LAHORE: The Federation of Pakistan Chambers of Commerce & Industry’s Businessmen Panel (BMP) has stressed the need for a revisit of the economic policies, as the economic indicators throughout the 2023 remained very depressed amidst high inflation, low exports, depleting foreign reserves and continued uncertain position of the local currency.
FPCCI former president and BMP Chairman Mian Anjum Nisar said here on Sunday that almost all indicators of the economy continued to show poor performance during 2023, including volatile exchange rate, unprecedented hike in markup rate, repeated increases in electricity rates, gas shortage, price spiral, mismanagement and bad governance, becoming the hallmarks of the government.
He observed the negative economic indicators and uncertainty over resumption of the International Monetary Fund program continued to push the rupee towards a new historic low against the US dollar especially in first half of the calendar year of 2023.
He said that massive fall of rupee value continued to damage the economy, as the rupee witnessed a huge depreciation; one of the highest devaluations of local currency in Pakistan’s history in this period.
Mian Anjum urged the policy makers to concentrate on increasing tax-to-GDP ratio which was the lowest in Pakistan in the region in 2023.
The BMP leader warned if the government failed to take appropriate measures for economic revival, the trade and industry will face a complete shutdown, asking the government to convene a conference, taking the business community onboard.
The FPCCI former president observed that besides increasing exports and controlling imports the government will have to take administrative measures, as a large demand of cash dollars are seen in the market. He argued that this devaluation of the currency was dictated by the IMF through prior actions and it has nothing to do with macroeconomic fundamentals.
He said that there was a complete breakdown of economic policymaking, as the country’s fiscal policy had become subservient to monetary and exchange rate policies.
He said that the monetary tightening and exchange rate depreciation resulted in higher inflation, public debt and debt servicing. The empirical evidence showed that the one percent monetary tightening hiked the inflationary pressure by 1.3 percent in the case of Pakistan, he added.
The government needs to devise a strategy on war-footing to increase foreign investment in Pakistan so as to stop the upward trajectory of the dollar, he added.
The rupee during through the whole year remained uncertain, as the uncertainty pertaining to the IMF program was causing pressure on the Pakistani rupee while the country’s foreign exchange reserves have also declined, which was another source of concern for investors, he said.
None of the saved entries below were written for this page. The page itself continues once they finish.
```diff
+    const char* const xlane = smem + g4 * C1_PLANE + col * 16;
+    f32x4 acc[8][2];
+#pragma unroll 1
+    for (int p = 0; p < (OUTMODE == OUT_QKV ? 2 : 1); ++p) {
+        conv1_x3_pass<false>(xlane, wrs, wvoff, p * PASSB, (p + 1 < NPASS) ? (p + 1) * PASSB : p * PASSB, wq, acc);
+        if (OUTMODE == OUT_QKV) {
+            float* const plane = reinterpret_cast<float*>(p == 0 ? a.q_out : a.k_out);
+#pragma unroll
+            for (int nt = 0; nt < 2; ++nt) {
+                f32x4 bias4 = {0.f, 0.f, 0.f, 0.f};
+                if (a.bias) bias4 = *reinterpret_cast<const f32x4*>(a.bias + p * 256 + cw + nt * 16);
+#pragma unroll
+                for (int m = 0; m < 8; ++m) *reinterpret_cast<f32x4*>(plane + ob + m * (16 * 256) + nt * 16) = acc[m][nt] + bias4;
+            }
+        } else {
+#pragma unroll
+            for (int nt = 0; nt < 2; ++nt) {
+                f32x4 bias4 = {0.f, 0.f, 0.f, 0.f};
+                if (a.bias) bias4 = *reinterpret_cast<const f32x4*>(a.bias + cw + nt * 16);
+                float ssum = 0.f, ssq = 0.f;
+#pragma unroll
+                for (int m = 0; m < 8; ++m) {
+                    f32x4 v = acc[m][nt] + bias4;
+                    if (has_resid) v += rr[m][nt];
+                    v *= a.scale;
+                    *reinterpret_cast<f32x4*>(out + ob + m * (16 * 256) + nt * 16) = v;
+                    ssum += (v[0] + v[1]) + (v[2] + v[3]);
+                    ssq += (v[0] * v[0] + v[1] * v[1]) + (v[2] * v[2] + v[3] * v[3]);
+                }
+#pragma unroll
+                for (int sh = 1; sh < 16; sh <<= 1) {
+                    ssum += __shfl_xor(ssum, sh);
+                    ssq += __shfl_xor(ssq, sh);
+                }
+                if (a.stats && col == 0) a.stats[(size_t)tile * 64 + ((cw + nt * 16) >> 2)] = make_float2(ssum, ssq);
+            }
+        }
+    }
+    if (OUTMODE == OUT_QKV) {
+        conv1_x3_pass<true>(xlane, wrs, wvoff, 2 * PASSB, 2 * PASSB, wq, acc);
+        float* const vt = reinterpret_cast<float*>(a.vt_out);
+#pragma unroll
+        for (int nt = 0; nt < 2; ++nt) {
+            const int ch = wave * 32 + nt * 16 + col;
+            const float bias = a.bias ? a.bias[512 + ch] : 0.f;
+            float* const row = vt + ((size_t)n * 256 + ch) * HW + p0 + 4 * g4;
+#pragma unroll
+            for (int m = 0; m < 8; ++m) *reinterpret_cast<f32x4*>(row + m * 16) = acc[m][nt] + bias;
+        }
+    }
+}
+
+__global__ void pack_conv_weights_x3c1_kernel(const float* __restrict__ w, __bf16* __restrict__ out, int cout, int cin, int qkv_perm) {
+    const size_t total = (size_t)cout * cin;
+    const int nstep = cin / 32;
+    for (size_t idx = (size_t)blockIdx.x * blockDim.x + threadIdx.x; idx < total; idx += (size_t)gridDim.x * blockDim.x) {
+        size_t t = idx;
+        const int j = t % 8; t /= 8;
+        const int lane = t % 64; t /= 64;
+        const int step = t % nstep; t /= nstep;
+        const int n16 = (int)t;
+        int co = n16 * 16 + (lane & 15);
+        if (qkv_perm) {
+            const int C = cout / 3;
+            co = (co % C) * 3 + co / C;
+        }
+        const int ci = step * 32 + 8 * (lane >> 4) + j;
+        const float v = w[(size_t)co * cin + ci];
+        const __bf16 hi = (__bf16)v;
+        const size_t o = (idx / 512) * 1024 + (idx % 512);
+        out[o] = hi;
+        out[o + 512] = (__bf16)(v - (float)hi);
+    }
+}
+
+template <int PRO, int OUTMODE>
+int launch_c1_one(const ConvArgs& a, hipStream_t stream, bool prepare_only) {
+    auto kern = conv1_x3_kernel<PRO, OUTMODE>;
+    const int dev = fg_device_slot();
+    if (dev < 0) return (int)hipErrorInvalidDevice;
+    static bool attr_done[16] = {};
+    if (!attr_done[dev]) {
+        hipError_t e = hipFuncSetAttribute(reinterpret_cast<const void*>(kern), hipFuncAttributeMaxDynamicSharedMemorySize, C1_LDS);
+        if (e != hipSuccess) return (int)e;
+        attr_done[dev] = true;
+    }
+    if (prepare_only) return 0;
+    const int ntiles = (int)((size_t)a.B * a.H * a.W / 128);
+    hipLaunchKernelGGL(kern, dim3(ntiles), dim3(C1_NTHR), C1_LDS, stream, a);
+    return (int)hipGetLastError();
+}
+
+}
+
+int conv1_x3_mode() {
+    static const int mode = [] {
+        const char* e = getenv("FASTGEN_AMD_CONV1_X3");
+        if (e && e[0] == '0') return 0;
+        return (e && !strcmp(e, "all")) ? 2 : 1;
+    }();
+    return mode;
+}
+
+bool conv1_x3_shape_ok(int cout, int cin, int res) { return cin == C1_CIN && (cout == 256 || cout == 768) && res > 0 && (res * res) % 128 == 0; }
+
+bool conv1_x3_supported(int pro, int res, int outmode, const ConvArgs& a) {
+    if (res != RES_NONE || a.C1 != C1_CIN || a.C2 != 0 || !a.src1 || !a.wpack_ws || a.temb || a.rshift || a.B <= 0) return false;
+    if (a.H != a.W || a.Hs != a.H || a.Ws != a.W || !conv1_x3_shape_ok(a.Cout, C1_CIN, a.W)) return false;
+    if ((size_t)a.B * a.H * a.W / 128 > 0x7fffffu) return false;
+    if (pro != PRO_NONE && (pro != PRO_GN || !a.ab)) return false;
+    if (outmode == OUT_QKV) return a.Cout == 768 && pro == PRO_GN && a.scale == 1.0f && a.q_out && a.k_out && a.vt_out;
+    return outmode == OUT_NHWC && a.Cout == 256 && pro == PRO_NONE && a.out && a.H * a.W / 128 == conv_stat_slots(a.W);
+}
+
+int launch_conv1_x3(int pro, int outmode, const ConvArgs& a, hipStream_t stream, bool prepare_only) {
+    if (outmode == OUT_QKV) return launch_c1_one<PRO_GN, OUT_QKV>(a, stream, prepare_only);
+    return launch_c1_one<PRO_NONE, OUT_NHWC>(a, stream, prepare_only);
+}
+
+int launch_pack_conv_weights_x3c1(const float* w_oihw, void* wpack, int cout, int cin, int qkv_perm, hipStream_t stream) {
+    const size_t total = (size_t)cout * cin;
+    const int grid = (int)((total + 255) / 256 < 4096 ? (total + 255) / 256 : 4096);
+    hipLaunchKernelGGL(pack_conv_weights_x3c1_kernel, dim3(grid), dim3(256), 0, stream, w_oihw, (__bf16*)wpack, cout, cin, qkv_perm);
+    return (int)hipGetLastError();
+}
diff --git a/fastgen_amd/csrc/engine.hip b/fastgen_amd/csrc/engine.hip
--- a/fastgen_amd/csrc/engine.hip
+++ b/fastgen_amd/csrc/engine.hip
@@ -58,6 +58,7 @@
         conv1_w = -1, conv1_b = -1, skip_w = -1, skip_b = -1, norm2_w = -1, norm2_b = -1, qkv_w = -1, qkv_b = -1,
         proj_w = -1, proj_b = -1, w = -1, b = -1;
     void *p_conv0 = nullptr, *p_conv1 = nullptr, *p_skip = nullptr, *p_qkv = nullptr, *p_proj = nullptr;
+    void *p_qkv_c1 = nullptr, *p_proj_c1 = nullptr;
     void *p_conv0_ws = nullptr, *p_conv1_ws = nullptr;
     void* p_conv0_sub = nullptr;
     int tap = -1;
@@ -727,6 +728,16 @@
     return -1;
 }
 
+int launch_block_qkv(fg_edm* h, const Block& b, const void* x, int B, Workspace& w, bool c1, hipStream_t s) {
+    ConvArgs q{};
+    q.src1 = x; q.C1 = b.cout; q.Hs = q.Ws = q.H = q.W = b.res_out; q.B = B;
+    q.ab = w.ab2; q.wpack = b.p_qkv; q.bias = b.qkv_bias; q.scale = 1.0f; q.Cout = 3 * b.cout;
+    q.q_out = w.q; q.k_out = w.k; q.vt_out = w.vt;
+    if (c1) q.wpack_ws = b.p_qkv_c1;
+    HIP_TRY(conv_launch(h, 1, PRO_GN, RES_NONE, OUT_QKV, q, s));
+    return FG_OK;
+}
+
 int run_block(fg_edm* h, const Block& b, const Act& x1, int c1, const Act& x2, int c2, const float* temb, Act& out, int B,
               Workspace& w, hipStream_t s) {
     if (c1 + c2 != b.cin) return fail(FG_EINVAL, "%s: got %d+%d input channels, expected %d", b.key.c_str(), c1, c2, b.cin);
@@ -795,16 +806,14 @@
     }
     if (b.attn) {
         HIP_TRY(launch_gn_finalize(x_mid.st, b.cout, x_mid.slots, nullptr, 0, 0, h->P(b.norm2_w), h->P(b.norm2_b), kBlockEps, w.ab2, B, hw, s, w.mr2));
-        ConvArgs q{};
-        q.src1 = x_mid.p; q.C1 = b.cout; q.Hs = q.Ws = q.H = q.W = b.res_out; q.B = B;
-        q.ab = w.ab2; q.wpack = b.p_qkv; q.bias = b.qkv_bias; q.scale = 1.0f; q.Cout = 3 * b.cout;
-        q.q_out = w.q; q.k_out = w.k; q.vt_out = w.vt;
-        HIP_TRY(conv_launch(h, 1, PRO_GN, RES_NONE, OUT_QKV, q, s));
+        const bool c1 = w.infer && !w.a1d && h->cmode == FG_DTYPE_BF16X3;
+        HIP_TRY(launch_block_qkv(h, b, x_mid.p, B, w, c1, s));
         HIP_TRY(launch_attention(h->cmode, w.q, w.k, w.vt, w.aout, B, hw, s));
         ConvArgs p{};
         p.src1 = w.aout; p.C1 = b.cout; p.Hs = p.Ws = p.H = p.W = b.res_out; p.B = B;
         p.wpack = b.p_proj; p.bias = h->P(b.proj_b); p.resid = x_mid.p; p.scale = kSkipScale; p.out = out.p; p.Cout = b.cout;
         p.stats = out.st;
+        if (c1 && conv1_x3_mode() == 2) p.wpack_ws = b.p_proj_c1;
         HIP_TRY(conv_launch(h, 1, PRO_NONE, RES_NONE, OUT_NHWC, p, s));
         out.slots = slots;
     }
@@ -919,6 +928,10 @@
             if ((rc = h->alloc(&b->p_qkv, conv_pack_elems(3 * b->cout, b->cout, 1) * tsz))) return rc;
             if ((rc = h->alloc(&b->p_proj, conv_pack_elems(b->cout, b->cout, 1) * tsz))) return rc;
             if ((rc = h->alloc((void**)&b->qkv_bias, sizeof(float) * 3 * b->cout))) return rc;
+            if (x3 && conv1_x3_shape_ok(3 * b->cout, b->cout, b->res_out)) {
+                if ((rc = h->alloc(&b->p_qkv_c1, conv_pack_elems(3 * b->cout, b->cout, 1) * 4))) return rc;
+                if ((rc = h->alloc(&b->p_proj_c1, conv_pack_elems(b->cout, b->cout, 1) * 4))) return rc;
+            }
         }
     }
     for (Block& b : h->enc)
@@ -1045,6 +1058,8 @@
         if (b->attn) {
             HIP_TRY(launch_pack_conv_weights(h->cmode, h->P(b->qkv_w), b->p_qkv, 3 * b->cout, b->cout, 1, 1, s));
             HIP_TRY(launch_pack_conv_weights(h->cmode, h->P(b->proj_w), b->p_proj, b->cout, b->cout, 1, 0, s));
+            if (b->p_qkv_c1) HIP_TRY(launch_pack_conv_weights_x3c1(h->P(b->qkv_w), b->p_qkv_c1, 3 * b->cout, b->cout, 1, s));
+            if (b->p_proj_c1) HIP_TRY(launch_pack_conv_weights_x3c1(h->P(b->proj_w), b->p_proj_c1, b->cout, b->cout, 0, s));
             for (int plane = 0; plane < 3; ++plane)
                 HIP_TRY(hipMemcpy2DAsync(b->qkv_bias + plane * b->cout, sizeof(float), h->P(b->qkv_b) + plane,
                                          3 * sizeof(float), sizeof(float), b->cout, hipMemcpyDeviceToDevice, s));
@@ -1233,7 +1248,7 @@
     if (conv_prepare_all(dtype) != 0) return fail(FG_EHIP, "prepare failed");
     ConvArgs a{};
     a.src1 = x; a.C1 = cin; a.Hs = a.Ws = a.H = a.W = res; a.B = batch;
-    a.ab = ab; a.wpack = wp; a.wpack_ws = wp; a.bias = bias; a.resid = with_resid ? resid : nullptr; a.scale = 1.f; a.out = out; a.Cout = 256;
+    a.ab = ab; a.wpack = wp; a.wpack_ws = ks == 3 ? wp : nullptr; a.bias = bias; a.resid = with_resid ? resid : nullptr; a.scale = 1.f; a.out = out; a.Cout = 256;
     a.dbg = dbg;
     hipEvent_t e0, e1;
     HIP_TRY(hipEventCreate(&e0));
@@ -1295,6 +1310,29 @@
     int rc = run_block(h, b, a1, c1, a2, c2, w.temb, w.xa, batch, w, s);
     if (rc) return rc;
     HIP_TRY(launch_from_act(h->dtype, w.xa.p, out, (int64_t)npix_out * b.cout, s));
+    return FG_OK;
+}
+
+int fg_edm_block_qkv(fg_edm* h, int index, const float* x, float* q, float* k, float* vt, int batch, void* workspace,
+                     size_t workspace_bytes, void* stream) {
+    if (!h || !x || !q || !k || !vt) return fail(FG_EINVAL, "null argument");
+    if (h->adm) return adm_refuse(h, "fg_edm_block_qkv");
+    if (!h->packed) return fail(FG_ENOTREADY, "weights are not packed (call fg_edm_pack_weights)");
+    if (index < 0 || index >= (int)h->blocks.size() || !h->blocks[index]->attn) return fail(FG_EINVAL, "not an attention block");
+    Workspace w;
+    int rc0 = setup_ws(plan_workspace, h, batch, workspace, workspace_bytes, w);
+    if (rc0) return rc0;
+    hipStream_t s = (hipStream_t)stream;
+    const Block& b = *h->blocks[index];
+    const int hw = b.res_out * b.res_out;
+    const int64_t n = (int64_t)batch * hw * b.cout;
+    HIP_TRY(launch_to_act(h->dtype, x, w.xattn.p, n, s));
+    HIP_TRY(launch_gn_coeffs(h->dtype, w.xattn.p, b.cout, nullptr, 0, h->P(b.norm2_w), h->P(b.norm2_b), kBlockEps, w.ab2, batch, hw, s, nullptr));
+    int rc = launch_block_qkv(h, b, w.xattn.p, batch, w, h->cmode == FG_DTYPE_BF16X3, s);
+    if (rc) return rc;
+    HIP_TRY(launch_from_act(h->dtype, w.q, q, n, s));
+    HIP_TRY(launch_from_act(h->dtype, w.k, k, n, s));
+    HIP_TRY(launch_from_act(h->dtype, w.vt, vt, n, s));
     return FG_OK;
 }
 
diff --git a/include/fastgen_amd.h b/include/fastgen_amd.h
--- a/include/fastgen_amd.h
+++ b/include/fastgen_amd.h
@@ -101,6 +101,8 @@
                       int* has_attention);
 FG_API int fg_edm_run_block(fg_edm* h, int index, const float* x1, int c1, const float* x2, int c2, const float* emb,
                      float* out, int batch, void* workspace, size_t workspace_bytes, void* stream);
+FG_API int fg_edm_block_qkv(fg_edm* h, int index, const float* x, float* q, float* k, float* vt, int batch, void* workspace,
+                     size_t workspace_bytes, void* stream);
 
 FG_API int fg_op_gn_coeffs(const float* x1, int c1, const float* x2, int c2, const float* gamma, const float* beta,
                     float eps, float* ab_out, int batch, int hw, void* stream);
```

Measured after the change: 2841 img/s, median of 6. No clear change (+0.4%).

He added that the SBP’s move to impose fines on exporters delaying receipt of payments proved ineffective. While demanding a clear roadmap for the revival of economy, the BMP Chairman termed the country’s financial crisis as a nerve-shattering for trade and industry.
There was a consensus among the business community that there was a lack of coherence in the government policies and things on economic front went shaky instead of moving for the last several months.